An atomic resolution study of homogeneous radiation-induced precipitation in a neutron irradiated W-10at.% Re alloy

The phenomenon of radiation-induced precipitation has been investigated in a W-10at.% Re alloy using the atom-probe field-ion microscope. This alloy is subsaturated with respect to the solvus line of the primary solid solution (β phase). The specimens had been irradiated in the Experimental Breeder Reactor II (EBR-II) to a fast-neutron fluencc of ~4 × 10²² neutrons cm^-2 (E > 0.1 MeV) at 575, 625 and 675°C. This corresponds to 8.6 dpa and an average displacement rate, for the 2 year irradiation time, of 1.4 × 10^-7 dpa s^-1 The results of the present work show a significant alteration of the microstructure of this alloy as a result of the fast-neutron irradiation.
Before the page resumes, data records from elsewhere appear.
static int conv_fwd_impl(const a3d_conv_desc* d, const float* x, const float* w, const float* bias, float* y, int act,
                         int pool, int ld_out, uint8_t* argmax, void* ws, size_t ws_bytes, void* stream,
                         const a3d_second_output* out2 = nullptr) {
  int rc = check_desc(d);
  if (rc != A3D_OK) return rc;
  if (!ws) ws_bytes = 0;
  if (wino_applicable(d) && !pool && !(out2 && out2->ptr)) {
    A3D_CHECK_ARG(x && w && y, "conv2d_fwd: null tensor");
    A3D_CHECK_WS(ws, "conv2d_fwd");
    A3D_CHECK_ARG(act == A3D_ACT_NONE || act == A3D_ACT_RELU || act == A3D_ACT_SIGMOID, "conv2d_fwd: bad act");
    return wino_conv(d, false, x, w, y, bias, nullptr, act, (d->hints & A3D_HINT_W_PREPARED) != 0, ws, ws_bytes,
                     static_cast<hipStream_t>(stream));
  }
  A3D_CHECK_ARG(!(wino_applicable(d) && (d->hints & A3D_HINT_W_PREPARED)),
                "conv2d_fwd: A3D_HINT_W_PREPARED with A3D_PREC_F32_WINOGRAD is for the plain forward only (no fused pool, no second output)");
  A3D_AS_F32(d);
  Operands o = launch_operands(x, w, y, argmax);
  o.act = act; o.pool = pool; o.ld_out = ld_out; o.argmax = argmax != nullptr;
  o.prepared = (d->hints & A3D_HINT_W_PREPARED) != 0;
  RunForm rf;
  const bool image = fwd_form_ok(d, o, kBf16Image, &rf);
  A3D_CHECK_ARG(!(out2 && out2->ptr) || (!pool && !stencil1_applicable(d) && !image && !conv3_applicable(d, o.x)),
                "conv2d_fwd_ex2: a second output on the implicit-GEMM forwards only (no fused pool, no few-channel / one-filter kernels)");
  A3D_CHECK_ARG(x && w && y, "conv2d_fwd: null tensor");
  A3D_CHECK_WS(ws, "conv2d_fwd");
  A3D_CHECK_ARG(act == A3D_ACT_NONE || act == A3D_ACT_RELU || act == A3D_ACT_SIGMOID, "conv2d_fwd: bad act");
  if (pool) {
    A3D_CHECK_ARG(d->precision == A3D_PREC_F32 || image ||
                      (d->precision == A3D_PREC_BF16 && (stored16(d, kAll16) || d->storage == A3D_STORE_Y_BF16)),
                  "conv2d_pool_fwd: fp32, the bf16 image form (4-channel bf16 image, a3d_pad_channels_bf16), or bf16 arithmetic on "
                  "bf16 x, w and y (LDS-DMA kernel)");
    A3D_CHECK_ARG(d->ho >= 2 && d->wo >= 2 && ld_out >= d->k, "conv2d_pool_fwd: output smaller than one pool window");
    A3D_CHECK_ARG(!stencil1_applicable(d), "conv2d_pool_fwd: single-output-channel convs are not supported");
  } else if (stencil1_applicable(d)) {
    A3D_CHECK_ARG(!d->storage, "conv2d_fwd: single-output-channel convs take float32 tensors");
    return stencil1_fwd(d, x, w, bias, y, act, static_cast<hipStream_t>(stream));
  }
  hipStream_t st = static_cast<hipStream_t>(stream);
  if (image && conv3b_applicable(d))
    return timed_launch(conv3b_record(d, fwd_rows(d, pool)), st,
                        [&] { return conv3b_fwd(d, x, w, bias, y, act, pool, ld_out, argmax, ws, ws_bytes, st, o.prepared); });
  if (!image && conv3_applicable(d, o.x))
    return timed_launch(conv3_record(d, fwd_rows(d, pool)), st,
                        [&] { return conv3_fwd(d, x, w, bias, y, act, pool, ld_out, argmax, ws, ws_bytes, st, o.prepared); });
  const bool run = !image && fwd_form_ok(d, o, kRunForm, &rf) && (o.prepared || rf.bytes <= ws_bytes), padded = run || image;
  Route r = fwd_gemm(d, o, image ? kBf16Image : run ? kRunForm : fwd_form_ok(d, o, kLdsDma, &rf) ? kLdsDma : kAsStored);
  fit_workspace(r, o, ws_bytes);
  A3D_CHECK_ARG(!o.prepared || (padded && !o.w && !o.x),
                "conv2d_fwd: A3D_HINT_W_PREPARED on a launch that reads the filter as stored, or with x off the 16-byte grid");
  IgemmParams p;
  fill_common(p, r.g);
  const int sb = d->storage;
  if (image) {
    p.a16 = 1; p.b16 = 1; p.c16 = (sb & A3D_STORE_Y_BF16) ? 1 : 0;
  } else {
    A3D_CHECK_ARG(!sb || ((!pool || sb == A3D_STORE_Y_BF16 || (sb == kAll16 && d->precision == A3D_PREC_BF16)) &&
                          !(run && (sb & A3D_STORE_W_BF16))),
                  "conv2d_fwd: the fused pool takes float32 inputs (its output may be bf16) or bf16 x, w and y; 3-channel filters stay float32");
    rc = apply_storage(p, d->precision, sb & A3D_STORE_X_BF16, sb & A3D_STORE_W_BF16, sb & A3D_STORE_Y_BF16, d->c, d->ldx, d->k, d->k,
                       x, w, y, "x", "w", "y");
    if (rc != A3D_OK) return rc;
    A3D_CHECK_ARG(!(pool && (p.a16 || p.b16)) || r.plan.ring,
                  "conv2d_pool_fwd: on bf16 inputs the fused pool is the LDS-DMA kernel's (channels and strides in whole 16-byte pieces, k %% 16 == 0)");
  }
  if (r.bytes > ws_bytes) return set_error(A3D_EWORKSPACE, "conv2d_fwd: need %zu workspace bytes", r.bytes);
  A3D_CHECK_ARG(!image || (r.plan.prec == A3D_PREC_BF16 && !o.y), "conv2d_fwd: bf16 image form needs the bf16 kernel");
  A3D_CHECK_ARG(!(p.a16 || p.b16) || r.plan.prec == A3D_PREC_BF16, "conv2d_fwd: bf16 operands need vectorisable tensors");
  A3D_CHECK_ARG(!p.c16 || r.plan.prec == A3D_PREC_BF16 || !is_glds_cfg(r.plan.cfg), "conv2d_fwd: no bf16 output from the LDS-DMA kernels");
  const float* filter = w;
  if (padded && !o.prepared) {
    rc = pad_filter(d, r.rf, image, w, ws, st);
    if (rc != A3D_OK) return rc;
    filter = static_cast<const float*>(ws);
  }
  const int ldb = padded ? r.rf.np : d->k;
  p.A = x; p.B = filter; p.C = y; p.bias = bias; p.act = act;
  p.share = (d->hints & A3D_HINT_SHARE_CU) ? 1 : 0;
  p.npix = r.g.M; p.nrsc = r.g.K;
  fill_gather(p, d, d->ldx, padded ? 1 : d->s, padded ? r.rf.rlp : d->c);
  p.ldb = ldb; p.ldc = d->ldy;
  if (pool) fill_pool(p, d, argmax, ld_out);
  fill_staging(p, MODE_FWD, (unsigned long long)d->n * d->h * d->w * d->ldx, (unsigned long long)r.g.K * ldb, d->r, padded ? 1 : d->s);
  rc = take_second_output(p, out2);
  if (rc != A3D_OK) return rc;
  return launch_igemm(MODE_FWD, r.plan, r.g.avec, r.g.bvec, p, static_cast<char*>(ws) + r.repack, st);
}

int a3d_conv2d_fwd(const a3d_conv_desc* d, const float* x, const float* w, const float* bias, float* y, int act,
                   void* ws, size_t ws_bytes, void* stream) {
  return conv_fwd_impl(d, x, w, bias, y, act, 0, 0, nullptr, ws, ws_bytes, stream);
}

static int fwd_filter_form(const a3d_conv_desc* d, RunForm* rf) {
  if (check_desc(d) != A3D_OK || stencil1_applicable(d)) return 0;
  const Operands o = launch_operands(nullptr, nullptr, nullptr, nullptr);
  if (bf16_image_form_ok(d, o, rf)) return 1;
  if (conv3_applicable(d, o.x)) return 2;
  if (run_form_ok(d, o.x, rf)) return 3;
  return 0;
}

size_t a3d_conv2d_fwd_prepared_filter_bytes(const a3d_conv_desc* d) {
  if (check_desc(d) == A3D_OK && wino_applicable(d)) return wino_geom(d, false).u_bytes;
  A3D_AS_F32(d);
  RunForm rf{};
  switch (fwd_filter_form(d, &rf)) {
    case 1: return conv3b_applicable(d) ? conv3b_filter_bytes(d) : rf.bytes;
    case 2: return conv3_ws_bytes(d);
    case 3: return rf.bytes;
    default: return 0;
  }
}

int a3d_conv2d_fwd_prepare_filter(const a3d_conv_desc* d, const float* w, void* prepared, size_t prepared_bytes, void* stream) {
  int rc = check_desc(d);
  if (rc != A3D_OK) return rc;
  A3D_CHECK_ARG(w && prepared && aligned16(prepared), "conv2d_fwd_prepare_filter: null or misaligned buffer");
  const size_t need = a3d_conv2d_fwd_prepared_filter_bytes(d);
  A3D_CHECK_ARG(need > 0, "conv2d_fwd_prepare_filter: this forward reads the filter as stored");
  if (prepared_bytes < need) return set_error(A3D_EWORKSPACE, "conv2d_fwd_prepare_filter: need %zu bytes", need);
  hipStream_t st = static_cast<hipStream_t>(stream);
  if (wino_applicable(d)) return wino_filter(d, false, w, static_cast<float*>(prepared), st);
  A3D_AS_F32(d);
  RunForm rf{};
  switch (fwd_filter_form(d, &rf)) {
    case 1: return conv3b_applicable(d) ? conv3b_pack(d, w, prepared, st) : pad_filter(d, rf, true, w, prepared, st);
    case 2: return conv3_pack(d, w, static_cast<float*>(prepared), st);
    default: return pad_filter(d, rf, false, w, prepared, st);
  }
}

int a3d_conv2d_fwd_ex2(const a3d_conv_desc* d, const float* x, const float* w, const float* bias, float* y, int act,
                       const a3d_second_output* out2, void* ws, size_t ws_bytes, void* stream) {
  return conv_fwd_impl(d, x, w, bias, y, act, 0, 0, nullptr, ws, ws_bytes, stream, out2);
// ... 182 lines not shown
  r.plan = plan_gemm(g, d->precision);
  if (r.plan.ring) r.bytes = r.plan.ws_bytes + (o.db ? colsum_bf16_ws_bytes(d->k) : 0);
  else r.bytes = r.repack + r.plan.ws_bytes + (r.plan.splitk > 1 && o.db ? (size_t)r.plan.splitk * g.N * 4 : 0);
  return r;
}

int a3d_conv2d_bwd_both_supported(const a3d_conv_desc* d) {
  A3D_AS_F32(d);
  return check_desc(d) == A3D_OK && !d->storage && stencil1_bwd_both_applicable(d);
}

size_t a3d_conv2d_bwd_both_ws_bytes(const a3d_conv_desc* d) {
  return a3d_conv2d_bwd_both_supported(d) ? stencil1_bwd_both_ws_bytes(d) : 0;
}

int a3d_conv2d_bwd_both(const a3d_conv_desc* d, const float* x, const float* dz, const float* w, float* dw, float* db,
                        void* dx, int lddx, int dx_bf16, int relu_mask, uint32_t* state, void* ws, size_t ws_bytes,
                        void* stream) {
  A3D_AS_F32(d);
  int rc = check_desc(d);
  if (rc != A3D_OK) return rc;
  A3D_CHECK_ARG(x && dz && w && dw && dx && state, "conv2d_bwd_both: null tensor");
  A3D_CHECK_ARG(a3d_conv2d_bwd_both_supported(d),
                "conv2d_bwd_both: one output channel, 5x5, stride 1, an even channel count <= 64, float32 tensors, x below 1 GiB");
  A3D_CHECK_ARG(lddx >= d->c && lddx % 2 == 0, "conv2d_bwd_both: lddx must be even and >= c");
  A3D_CHECK_ARG((reinterpret_cast<uintptr_t>(x) & 7) == 0 && (reinterpret_cast<uintptr_t>(w) & 7) == 0 &&
                    (reinterpret_cast<uintptr_t>(dx) & (dx_bf16 ? 3 : 7)) == 0 && (reinterpret_cast<uintptr_t>(ws) & 3) == 0,
                "conv2d_bwd_both: x, w and dx must be aligned to a channel pair");
  if (stencil1_bwd_both_ws_bytes(d) > ws_bytes) return set_error(A3D_EWORKSPACE, "conv2d_bwd_both: workspace too small");
  return stencil1_bwd_both(d, x, dz, w, dw, db, dx, lddx, dx_bf16, relu_mask, state, ws, static_cast<hipStream_t>(stream));
}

Precipitates with the composition ~WRe were detected at a density of 10¹⁶cm^-3. Coherent, semicoherent and possibly incoherent precipitates of the σ phase have been observed. They were not associated with either linear or planar defects, or with any impurity atoms; i.e. a true homogeneous radiation-induced precipitation occurs in this alloy. A physical argument is presented for the nucleation of the WRe precipitates in the vicinity of displacement cascades produced by primary knock-on atoms. It is suggested that the nucleation of WRe is due to the formation of tightly-bound mobile mixed dumbbells which react to form an immobile rhenium cluster. A possible sequence of point-defect reactions is detailed which can lead to a WRe cluster. The growth of this cluster into a precipitate is most likely driven by the irreversible vacancy: self-interstitial atom (SIA) annihilation reaction, as suggested recently by Cauvin and Martin. A mechanism for the suppression of voids, in this alloy, is presented which is self-consistent with the homogeneous radiation-induced precipitation mechanism.